The Arthur Rubinstein Łódź Philharmonic (Filharmonia Łódzka) is a professional symphony orchestra based in Łódź, Poland. It was founded in 1915 by composer and conductor Tadeusz Mazurkiewicz and Gotliba Teschnera, a cello instructor and bookstore owner. The men organized the orchestra initially as a temporary ensemble to play for a benefit for impoverished musicians. The orchestra was made up of approximately 60 musicians, both professional and amateur. The enthusiastic reception of this benefit concert drew the patronage of industrialist Karol Wilhelm Scheilbler, who provided the finances necessary to make the orchestra a permanent ensemble.
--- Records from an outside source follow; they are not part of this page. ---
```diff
diff --git a/kidney-diffusion_amd/imagen_pytorch/_engine.py b/kidney-diffusion_amd/imagen_pytorch/_engine.py
--- a/kidney-diffusion_amd/imagen_pytorch/_engine.py
+++ b/kidney-diffusion_amd/imagen_pytorch/_engine.py
@@ -205,6 +205,7 @@
     "kd_linear_skinny": (C.c_int, [C.c_void_p, C.c_int, C.c_void_p, C.c_void_p, C.c_void_p] + [C.c_int] * 6 + [C.c_void_p]),
     "kd_global_context_gate": (C.c_int, [C.c_void_p] + [C.c_int] * 3 + [C.c_void_p] * 4 + [C.c_int] + [C.c_void_p] * 4 +
                                [C.c_int, C.c_void_p]),
+    "kd_global_context_gate_chunks": (C.c_int, [C.c_int] * 4),
     "kd_gate_add_nhwc": (C.c_int, [C.c_void_p] * 3 + [C.c_int, C.c_void_p, C.c_int, C.c_void_p] + [C.c_int] * 3 + [C.c_void_p]),
     "kd_gate_add_chunks": (C.c_int, [C.c_int, C.c_int]),
     "kd_gn_fold_seg": (C.c_int, [C.c_void_p, C.c_int, C.c_int, C.c_float, C.c_float, C.c_void_p, C.c_int, C.c_int, C.c_float,
```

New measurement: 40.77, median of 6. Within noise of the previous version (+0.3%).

Mazurkiewicz was appointed the orchestra's first director.

In 1934 the orchestra ceased activities, but resumed performances in 1938. World War II halted concerts again, with performances resuming following the end of the war. Initially after the war, it was called the Municipal Philharmonic. Beginning in 1949, it was called the State Philharmonic in Łódź. In 1984, it was renamed after Arthur Rubinstein.

The orchestra's current home is the Łódzki Dom Koncertowy, a concert hall built for the orchestra that was inaugurated in 2004. Conductor Lech Dzierżanowski has served as the orchestra's General and Artistic Director since 2007.